What kind of system characteristics are best for a SunRay server?

SunRay’s are a neat device in that it allows an IT group to ensure the demand on their servers is more stable than the occasional job by the occasional user; increasing their return in buying such centralized and large equipment. However, an IT group needs to ensure that they provision a server which meets the SunRay’s needs. SunRay’s require a server efficient at dealing with a highly multi-threaded workflow. (As there are many users all running multiple applications thanks to standard Unix conventions – none of the Microsoft Windows one window paradigm seen so often elsewhere.) Sun produces their CoolThreads line of servers which are perfect for this paradigm. The newly released Sun SPARC Enterprise T5140, for example, in 1U can have 128 threads — for the starting price of 7 mid-range, traditional desktops! Imagine the power of a lab of 64, dual processor or dual core workstations, but with the power and administrative savings of SunRay. One could provision for a class to run Linux applications and the immediate next class run Solaris applications, with no administrator overhead, or work on the part of the students either. Similarly, the lab could be locally used by classes through the day and the lab’s back-end servers provisioned to be added to the campus’ HPC cluster at night. SunRays provide a flat administrative curve for administrator time, compared to the traditional linear curve of Unix workstations, both of which well improve on the more exponential administrative needs of a personal computer model.

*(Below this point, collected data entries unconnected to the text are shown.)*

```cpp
int seg_launch_max_pixels(ldsim_ctx*, int64_t, int64_t, int32_t*, unsigned long long*);
int seg_launch_get_pixels(ldsim_ctx*, int64_t, int64_t, int, int32_t*, int, int32_t*, int32_t*, int, double*, const int32_t*,
                          int32_t);
int sort_make_keys(ldsim_ctx*, const int32_t*, const int32_t*, int64_t, int32_t, int, int64_t, unsigned long long*,
                   int32_t*, unsigned long long*);
int sort_pairs(ldsim_ctx*, unsigned long long*, unsigned long long*, int32_t*, int32_t*, int64_t);
int sort_pairs_bits(ldsim_ctx*, unsigned long long*, unsigned long long*, int32_t*, int32_t*, int64_t, int, int);
int sort_compact_valid(ldsim_ctx*, const unsigned long long*, int64_t, unsigned long long*, int32_t*, unsigned int*);
int sort_exclusive_scan_i32(ldsim_ctx*, const int32_t*, int32_t*, int64_t);
int sort_heads(ldsim_ctx*, const unsigned long long*, int64_t, int32_t*);
int sort_fill_unique(ldsim_ctx*, const unsigned long long*, const int32_t*, const int32_t*, int64_t, int32_t, int32_t*,
                     int32_t*, int64_t*, int64_t);
int sort_batch_first(ldsim_ctx*, int64_t, int64_t, int32_t, int32_t*);
int sort_tmax_batch(ldsim_ctx*, int64_t, int64_t, int32_t, double*, int32_t*, unsigned long long*);
int gform_launch(ldsim_ctx* ctx, const CurArgs& a, unsigned long long* counters, int32_t** flags_out,
                 const int32_t** flag_list, const unsigned long long** flag_count);
int sort_compact_hits(ldsim_ctx*, const int32_t*, const int32_t*, const int32_t*, const int32_t*, const double*,
// ... 307 lines not shown
  a.pixels = nullptr;
  a.seg_begin = seg_begin;
  a.P = P;
  a.n_pairs = n_valid;
  a.out = d_waves;
  a.T = T;
  a.tmax_batch = d_tmax_b;
  a.batch0 = batch0;
  a.batch_first = d_first_b;
  a.counters = counters;
  a.only_flagged = nullptr;
  a.flag_stride = 0;
  CK(ldsim_ensure(ctx, SB_WIN, (size_t)n_valid * 8 + 8));
  a.win = (int32_t*)ctx->scratch[SB_WIN].p;
  HIPCHK(hipEventRecord(ctx->ev[1], st));
  bool split_timed = false, win_used = false;
  CK(run_tracks_current(ctx, a, n, counters, &split_timed, &win_used));
  HIPCHK(hipEventRecord(ctx->ev[2], st));

  CK(ldsim_ensure(ctx, SB_ADC, (size_t)U * A * 8));
  CK(ldsim_ensure(ctx, SB_TICKS, (size_t)U * A * 8));
  CK(ldsim_ensure(ctx, SB_DIGIT, (size_t)U * A * 8));
  CK(ldsim_ensure(ctx, SB_TPM, (size_t)U * M * 8));
  CK(ldsim_ensure(ctx, SB_PAIRPIX, (size_t)U * 8 + 16));
  if (want_fractions) CK(ldsim_ensure(ctx, SB_FRAC, (size_t)U * A * M * 8));
  int32_t* d_hitcnt = (int32_t*)ctx->scratch[SB_PAIRPIX].p;
  int32_t* d_hitoff = d_hitcnt + U;
  FeeArgs F{};
  F.c = ctx->d_consts;
  F.k = FEEK_FROM(h);
  F.U = U;
  F.upix = d_upix; F.ubatch = d_ubatch; F.uoff = d_uoff;
  F.pair_val = d_vals2; F.pair_key = d_keys2;
  F.P = P;
  F.track_starts = d_starts;
  F.waves = d_waves;
  F.win = win_used ? (const int32_t*)ctx->scratch[SB_WIN].p : nullptr;
  F.T = T;
  F.batch_first = d_first_b;
  F.batch0 = batch0;
  F.threshold = h.discrimination_threshold * 1.0;
  F.thr_table = tables_fit ? ctx->d_pix_thr : nullptr;
  F.gain_table = tables_fit ? ctx->d_pix_gain : nullptr;
  F.time_padding = 0.0;
  F.adc_list = (double*)ctx->scratch[SB_ADC].p;
  F.adc_ticks = (double*)ctx->scratch[SB_TICKS].p;
  F.adc_digit = (double*)ctx->scratch[SB_DIGIT].p;
  F.tpm = (int64_t*)ctx->scratch[SB_TPM].p;
  F.fractions = want_fractions ? (double*)ctx->scratch[SB_FRAC].p : nullptr;
  F.counters = counters;
  F.hit_count = d_hitcnt;
  F.debug = ctx->debug_phases;
  const bool noisy = h.reset_noise_charge != 0 || h.uncorrelated_noise_charge != 0 || h.discriminator_noise != 0;
  const bool keyed_inline = noisy && ctx->rng_keyed && !ctx->debug_rng_materialize;
  if (keyed_inline) {
    F.batch_keys = (const uint64_t*)ctx->d_batch_keys.p;
    F.rng_seed = ctx->rng_seed;
  } else if (noisy && ctx->rng_keyed) {
    const int nd = rng_fee_draws_per_pixel(h, h.n_time_ticks);
    CK(ldsim_ensure(ctx, SB_NOISE, (size_t)U * nd * 4));
    CK(ldsim_ensure(ctx, SB_NDRAWS, (size_t)U * 4 + 4));
    CK(rng_launch_fee_keyed_fill(ctx, d_ubatch, d_upix, U, nd, (float*)ctx->scratch[SB_NOISE].p));
    F.noise_z = (const float*)ctx->scratch[SB_NOISE].p;
    F.noise_nd = nd;
    F.n_draws = (int32_t*)ctx->scratch[SB_NDRAWS].p;
  } else if (noisy) {
// ... 46 lines not shown
```

### larnd-sim_amd/csrc/kernels_fee.hip

```cpp
#include <algorithm>
#include "ldsim_args.h"
#include "rng.h"

#define FEE_THREADS 256
#define FEE_SPAN 512
#define NT_MAX 4096
#define A_MAX 64
#define M_MAX 64


template <int CTRL, int ROW_MASK>
__device__ __forceinline__ double dpp_or_zero(double v) {
  const int lo = __builtin_amdgcn_update_dpp(0, __double2loint(v), CTRL, ROW_MASK, 0xF, true);
  const int hi = __builtin_amdgcn_update_dpp(0, __double2hiint(v), CTRL, ROW_MASK, 0xF, true);
  return __hiloint2double(hi, lo);
}
__device__ __forceinline__ double wave_incl_scan(double v, int lane) {
  v += dpp_or_zero<0x111, 0xF>(v);
  v += dpp_or_zero<0x112, 0xF>(v);
  v += dpp_or_zero<0x114, 0xF>(v);
  v += dpp_or_zero<0x118, 0xF>(v);
  v += dpp_or_zero<0x142, 0xA>(v);
  v += dpp_or_zero<0x143, 0xC>(v);
  return v;
// ... 120 lines not shown
      adc = q_sum + (double)za * s_unc;
      disc2 = (double)zb * s_disc;
      cur += 2;
    }
    if (adc < thr + disc2) {
      ic += reset_ticks;
      q_sum = z ? (double)zs.get(cur++) * s_reset : 0.0;
      true_q = 0;
      last_reset = ic;
      adc_busy = 0;
      continue;
    }
    if (lane == 0) {
      int crossing = ic < n_time_ticks - 1 ? ic : n_time_ticks - 1;
      int post = ic - crossing > 0 ? ic - crossing : 0;
      double tt = (crossing == NT) ? t_stop : crossing * tstep;
      hits[iadc].lr = last_reset;
      hits[iadc].b = integrate_end;
      hits[iadc].q = adc;
      hits[iadc].tq = true_q;
      hits[iadc].tick = tt + time_padding - 2 + post;
    }
    ic += reset_ticks;
    last_reset = ic;
    adc_busy = busy_ticks;
    q_sum = z ? (double)zs.get(cur++) * s_reset : 0.0;
    true_q = 0;
    iadc++;
  }
  *n_draws = cur;
  return iadc;
}

template <int THREADS, bool KEYED = false>
__device__ __forceinline__ void pixel_adc_body(const FeeArgs& F, const int64_t u, const int32_t* __restrict__ span ,
                                               const int s_cap) {
  const FeeK* c = &F.k;
  const int tid = threadIdx.x, lane = tid & 63, wv = tid >> 6;
  const int NT = c->n_time_ticks;
  const int A = c->max_adc_values, M = c->max_tracks_per_pixel;
  const double dt = c->time_sampling, rt = c->buffer_risetime;

  extern __shared__ double S[];
  __shared__ HitRec hits[A_MAX];
  __shared__ int s_start[M_MAX], s_w0[M_MAX], s_w1[M_MAX];
  __shared__ int64_t s_row[M_MAX];
  __shared__ double wtap[64], G[64];
  __shared__ int s_nh, s_trange[2];

  const int64_t p0 = F.uoff[u], p1 = F.uoff[u + 1];
  __shared__ int s_nvalid;
  if (tid == 0) s_nvalid = 0;
  __syncthreads();
  {
    int cnt = 0;
    for (int64_t p = p0 + tid; p < p1; p += THREADS) cnt += (F.pair_key[p] & 15ull) != 15ull;
    if (cnt) atomicAdd(&s_nvalid, cnt);
  }
  __syncthreads();
  const int n_valid = s_nvalid;
  const int n_slots = n_valid < M ? n_valid : M;
  const bool overflow = (p1 - p0) > n_slots;
  const int ubatch = F.ubatch[u];
  const int bfirst = F.batch_first[ubatch - F.batch0];
  if (tid < n_slots) {
    int32_t v = F.pair_val[p0 + tid];
    int r = v / F.P;
    s_start[tid] = (int)py_round(F.track_starts[r] / dt);
    s_row[tid] = p0 + tid;
    s_w0[tid] = F.win ? F.win[2 * (p0 + tid)] : 0;
    s_w1[tid] = F.win ? F.win[2 * (p0 + tid) + 1] : F.T;
    F.tpm[u * M + tid] = r - bfirst;
  } else if (tid < M) {
    F.tpm[u * M + tid] = -1;
  }
  const int ntap = rt > 0 ? (int)ceil(10 * rt / dt) : 0;
  if (tid <= ntap && rt > 0) {
    wtap[tid] = exp((-tid) * dt / rt) * (1 - exp(-dt / rt));
  }
  __syncthreads();
  if (tid == 0) {
    double acc = 0;
    for (int d = 0; d <= ntap; d++) {
      acc += (rt > 0 ? wtap[d] : 1.0) * dt;
      G[d] = acc;
    }
  }
  const int s_lo = span ? span[2 * u] : 0;
  const int s_hi = span ? min(s_lo + s_cap, NT) : NT;
  for (int t = tid; t < s_hi - s_lo; t += THREADS) S[t] = 0;
  if (tid == 0) {
    int t_lo = NT, t_hi = 0;
    for (int k = 0; k < n_slots; k++) {
      const int lo = max(s_start[k] + s_w0[k], 0), hi = min(s_start[k] + s_w1[k], NT);
      if (hi > lo) { t_lo = min(t_lo, lo); t_hi = max(t_hi, hi); }
    }
    s_trange[0] = t_lo;
    s_trange[1] = t_hi;
  }
  for (int k = 0; k < n_slots && !(F.debug & 0x10000); k++) {
    const int st = s_start[k];
    const int lo = max(st + s_w0[k], 0), hi = min(st + s_w1[k], NT);
    const float* wf = F.waves + s_row[k] * (int64_t)F.T - st;
    for (int t = lo + ((tid - lo) & (THREADS - 1)); t < hi; t += THREADS) S[t - s_lo] += (double)wf[t];
  }
  __syncthreads();
  if (wv == 0) {
    const double thr = F.thr_table ? F.thr_table[F.upix[u]] : F.threshold;
    int nd = 0;
    int nh = 0;
    if (F.debug & 0x20000) {
    } else if (KEYED) {
      const KeyedNoise zs{F.rng_seed, key_mix(F.batch_keys[ubatch], (uint64_t)(int64_t)F.upix[u])};
      nh = adc_scan(c, S, NT, 1 * c->time_interval1, thr, F.time_padding, lane, hits, wtap, ntap, zs, &nd, s_trange[0],
                    s_trange[1], s_lo, s_hi);
    } else {
      const TableNoise zs{F.noise_z ? F.noise_z + u * (int64_t)F.noise_nd : nullptr};
      nh = adc_scan(c, S, NT, 1 * c->time_interval1, thr, F.time_padding, lane, hits, wtap, ntap, zs, &nd, s_trange[0],
                    s_trange[1], s_lo, s_hi);
    }
    if (lane == 0) {
      s_nh = nh;
      if (F.n_draws) F.n_draws[u] = nd;
    }
  }
  __syncthreads();
  const int nh = s_nh;
  const double gain = F.gain_table ? F.gain_table[F.upix[u]] : c->gain * (1e-3 * (1e-6 * 1.0)) / 1.0;
  for (int h = tid; h < A; h += THREADS) {
    double q = h < nh ? hits[h].q : 0.0;
    F.adc_list[u * A + h] = q;
    F.adc_ticks[u * A + h] = h < nh ? hits[h].tick : 0.0;
    F.adc_digit[u * A + h] = digitize_one(c, q, gain);
  }
  if (tid == 0) {
    F.hit_count[u] = nh;
    if (overflow) stat_add(F.counters, 2, 1ull);
    if (nh) stat_add(F.counters, 3, (unsigned long long)nh);
  }
  if (F.fractions && !(F.debug & 0x40000)) {
    double* fr = F.fractions + u * (int64_t)A * M;
    for (int k = wv; k < n_slots; k += THREADS / 64) {
      const float* wf = F.waves + s_row[k] * (int64_t)F.T;
      const int st = s_start[k];
      for (int h = 0; h < nh; h++) {
        int lr = hits[h].lr, b = hits[h].b;
        int hi = b < NT - 1 ? b : NT - 1;
        const int j0 = max(lr, st + s_w0[k]), j1 = min(hi, st + s_w1[k] - 1);
        double acc = 0;
        for (int jc = j0 + ((lr + lane - j0) & 63); jc <= j1; jc += 64) {
          int it = jc - st;
          int d = b - jc;
          acc += (double)wf[it] * (rt > 0 ? G[d < ntap ? d : ntap] : dt);
        }
        acc = wave_sum(acc);
        if (lane == 0) fr[h * M + k] = hits[h].tq > 0 ? acc / hits[h].tq : acc;
      }
    }
  }
}

template <int THREADS, bool KEYED = false>
__global__ void __launch_bounds__(THREADS) pixel_adc_kernel(FeeArgs F) {
  if ((int64_t)blockIdx.x < F.U) pixel_adc_body<THREADS, KEYED>(F, (int64_t)blockIdx.x, nullptr, 0);
}
template <int THREADS, bool KEYED = false>
__global__ void __launch_bounds__(THREADS) pixel_adc_list_kernel(FeeArgs F, const int32_t* __restrict__ list,
                                                                const unsigned long long* __restrict__ count,
                                                                const int32_t* __restrict__ span, int s_cap) {
  const int64_t n = (int64_t)*count;
  for (int64_t i = blockIdx.x; i < n; i += gridDim.x) {
    pixel_adc_body<THREADS, KEYED>(F, (int64_t)list[i], span, s_cap);
    __syncthreads();
  }
}

__global__ void __launch_bounds__(256) fee_clear_fractions_kernel(int64_t U, const int32_t* __restrict__ hit_count,
                                                                 const int64_t* __restrict__ tpm, int A, int M, double* __restrict__ fr) {
  const int64_t u = blockIdx.x;
  if (u >= U) return;
  __shared__ int s_ns;
  if (threadIdx.x == 0) s_ns = 0;
  __syncthreads();
  if ((int)threadIdx.x < M && tpm[u * M + threadIdx.x] != -1) atomicAdd(&s_ns, 1);
  __syncthreads();
  const int nh = hit_count[u], ns = s_ns;
  double* row = fr + u * (int64_t)A * M;
  for (int h = 0; h < A; h++)
    for (int k = threadIdx.x; k < M; k += 256)
      if (!(h < nh && k < ns)) row[h * M + k] = 0.0;
}

extern "C++" int fee_clear_unwritten_fractions(ldsim_ctx* ctx, int64_t U, const int32_t* hit_count, const int64_t* tpm, double* fr) {
  if (U == 0) return 0;
  const LdsimConsts& h = ctx->h_consts;
  hipLaunchKernelGGL(fee_clear_fractions_kernel, dim3((unsigned)U), dim3(256), 0, ctx->stream, U, hit_count, tpm,
                     h.max_adc_values, h.max_tracks_per_pixel, fr);
  HIPCHK(hipGetLastError());
  return 0;
}

__global__ void __launch_bounds__(256) fee_span_kernel(FeeArgs F, int32_t* __restrict__ span, int32_t* __restrict__ lists ,
                                                       unsigned long long* __restrict__ counts ) {
  const FeeK* c = &F.k;
  const int64_t u = (int64_t)blockIdx.x * 256 + threadIdx.x;
  const int lane = threadIdx.x & 63;
  int cls = -1;
  if (u < F.U) {
    const int NT = c->n_time_ticks, M = c->max_tracks_per_pixel;
    const double dt = c->time_sampling;
    const int64_t p0 = F.uoff[u], p1 = F.uoff[u + 1];
    int n_slots = 0;
    for (int64_t p = p0; p < p1 && n_slots < M; p++) n_slots += (F.pair_key[p] & 15ull) != 15ull;
    int t_lo = NT, t_hi = 0;
    for (int k = 0; k < n_slots; k++) {
      const int r = F.pair_val[p0 + k] / F.P;
      const int st = (int)py_round(F.track_starts[r] / dt);
      const int w0 = F.win ? F.win[2 * (p0 + k)] : 0, w1 = F.win ? F.win[2 * (p0 + k) + 1] : F.T;
      const int lo = max(st + w0, 0), hi = min(st + w1, NT);
      if (hi > lo) { t_lo = min(t_lo, lo); t_hi = max(t_hi, hi); }
    }
    if (t_hi <= t_lo) { t_lo = 0; t_hi = 0; }
    span[2 * u] = t_lo;
    span[2 * u + 1] = t_hi;
    cls = (t_hi - t_lo <= FEE_SPAN) ? 0 : 1;
  }
  for (int cc = 0; cc < 2; cc++) {
    const unsigned long long m = __ballot(cls == cc);
    if (!m) continue;
    unsigned long long base = 0;
    if (lane == 0) base = atomicAdd(&counts[cc], (unsigned long long)__popcll(m));
    base = ((unsigned long long)(unsigned)__builtin_amdgcn_readfirstlane((int)(base >> 32)) << 32) |
           (unsigned)__builtin_amdgcn_readfirstlane((int)base);
    if (cls == cc) lists[(int64_t)cc * F.U + (int64_t)base + __popcll(m & ((1ull << lane) - 1ull))] = (int32_t)u;
  }
}
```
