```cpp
void dia_spmv_plain_hip(at::Tensor planes, OptTensor mask, at::Tensor offs,
                        at::Tensor hlo, at::Tensor own, at::Tensor hhi,
                        at::Tensor y, int64_t W, int64_t m, int64_t col_lo,
                        int64_t row0, int64_t wsize, int64_t rbase,
                        int64_t rhi, int64_t adj) {
  dia_spmv_impl<false>(planes, mask, offs, hlo, own, hhi, y, nullptr, W, m,
                       col_lo, row0, wsize, rbase, rhi, adj);
}

at::Tensor dia_spmv_dot_hip(at::Tensor planes, OptTensor mask, at::Tensor offs,
                            at::Tensor hlo, at::Tensor own, at::Tensor hhi,
                            at::Tensor y, at::Tensor pvec, int64_t W,
                            int64_t m, int64_t col_lo, int64_t row0,
                            int64_t wsize, int64_t rbase, int64_t rhi,
                            int64_t adj) {
  return sum_or_zero(dia_spmv_impl<false>(planes, mask, offs, hlo, own, hhi, y,
                                          &pvec, W, m, col_lo, row0, wsize,
                                          rbase, rhi, adj),
                     planes);
}

void dia_residual_hip(at::Tensor planes, OptTensor mask, at::Tensor offs,
                      at::Tensor hlo, at::Tensor own, at::Tensor hhi,
                      at::Tensor b, at::Tensor y, int64_t W, int64_t m,
                      int64_t col_lo, int64_t row0, int64_t wsize,
                      int64_t rbase, int64_t rhi, int64_t adj) {
  dia_spmv_impl<true>(planes, mask, offs, hlo, own, hhi, y, &b, W, m, col_lo,
                      row0, wsize, rbase, rhi, adj);
}

void dia_jacobi_hip(at::Tensor planes, OptTensor mask, at::Tensor offs,
                    at::Tensor hlo, at::Tensor own, at::Tensor hhi,
                    at::Tensor xloc, at::Tensor b, at::Tensor dinv,
                    at::Tensor xout, int64_t W, int64_t m, int64_t col_lo,
                    int64_t row0, int64_t wsize, double omega, int64_t rbase,
                    int64_t rhi, int64_t adj) {
  const RowPairLaunch L(dia_mp(planes, mask, W), hlo, own, hhi, wsize, rbase,
                        rhi);
  if (L.empty()) return;
  DISPATCH_VALUES(planes.scalar_type(), "dia_jacobi", [&] {
    using T = scalar_t;
// ... 72 lines not shown
```

Measured before the change: 259.3 iters/s.

## Stage DIA mask and halo edges through LDS, add nontemporal y stores in SpMV

In the constant-plane DIA SpMV kernel, each thread now loads its mask row in one contiguous nontemporal load, shares it through LDS, and reads back the strided per-pair layout. Wave-boundary halo values are exchanged through shared memory, so only block-edge threads do extra global loads instead of every wave's edge lanes. A new nt knob (auto when the vector is 256MB or larger) selects nontemporal stores for y. The trade is an added __syncthreads, more LDS use and extra template instantiations, aimed at fewer and narrower global loads and less cache pollution.

New measurement: 262.8 iters/s, median of 6. No clear change (+1.4%).

```diff
diff --git a/sparse/kernels/__init__.py b/sparse/kernels/__init__.py
--- a/sparse/kernels/__init__.py
+++ b/sparse/kernels/__init__.py
@@ -438,17 +438,17 @@
 
 
 def dia_spmv(dm: DiaMirror, pieces, y, col_lo: int, wsize: int,
-             rbase: int = 0, rhi: int = -1):
+             rbase: int = 0, rhi: int = -1, *, nt: int = -1):
     ext().dia_spmv(*dm.source(), dm.offs, *_pieces(pieces), y, dm.W, dm.m,
                    int(col_lo), dm.row0, int(wsize), int(rbase), int(rhi),
-                   dm.adj)
+                   dm.adj, int(nt))
 
 
 def dia_spmv_dot(dm: DiaMirror, pieces, y, p, col_lo: int, wsize: int,
-                 rbase: int = 0, rhi: int = -1):
+                 rbase: int = 0, rhi: int = -1, *, nt: int = -1):
     return ext().dia_spmv_dot(*dm.source(), dm.offs, *_pieces(pieces), y, p,
                               dm.W, dm.m, int(col_lo), dm.row0, int(wsize),
-                              int(rbase), int(rhi), dm.adj)
+                              int(rbase), int(rhi), dm.adj, int(nt))
 
 
 def dia_spmv_bpdot(dm: DiaMirror, r_pieces, p_pieces, pnew, q,
diff --git a/sparse/kernels/src/common.h b/sparse/kernels/src/common.h
--- a/sparse/kernels/src/common.h
+++ b/sparse/kernels/src/common.h
@@ -117,3 +117,14 @@
     return *p;
   }
 }
+
+enum : int { NT_NONE = 0, NT_READS = 1, NT_ALL = 2 };
+
+constexpr int kStreamNtAuto = NT_ALL;
+constexpr int64_t kStreamNtMinBytes = int64_t(256) << 20;
+
+inline int stream_nt_mode(int64_t nt, int64_t vec_bytes, const char* who) {
+  TORCH_CHECK(nt >= -1 && nt <= 2, who, ": nt must be -1, 0, 1 or 2, got ", nt);
+  if (nt >= 0) return (int)nt;
+  return vec_bytes >= kStreamNtMinBytes ? kStreamNtAuto : NT_NONE;
+}
diff --git a/sparse/kernels/src/elemwise.hip b/sparse/kernels/src/elemwise.hip
--- a/sparse/kernels/src/elemwise.hip
+++ b/sparse/kernels/src/elemwise.hip
@@ -144,8 +144,6 @@
   }
 }
 
-enum : int { NT_NONE = 0, NT_READS = 1, NT_ALL = 2 };
-
 template <typename T, bool ISALPHA, bool NEG, int NT>
 __global__ __launch_bounds__(256) void axpby_kernel(
     T* __restrict__ y, const T* __restrict__ x, const T* __restrict__ a,
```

SunRay’s allow for administrators to simplify their jobs and provide more computing resources to their users, all at a significant cost savings, from hardware and labor to simple power consumption.

2 responses to “Power Savings In A Lab Environment”

  1. Rob McDonald

    The line with the 5220 doesn’t make sense:
    quantity 2, min/max 494/795 total 774

    should be 494*2=988
    or 795*2=1590

    Otherwise nice senario

  2. Clay

    Hi Rob,
    Thank you for pointing out my bizarre number choice there.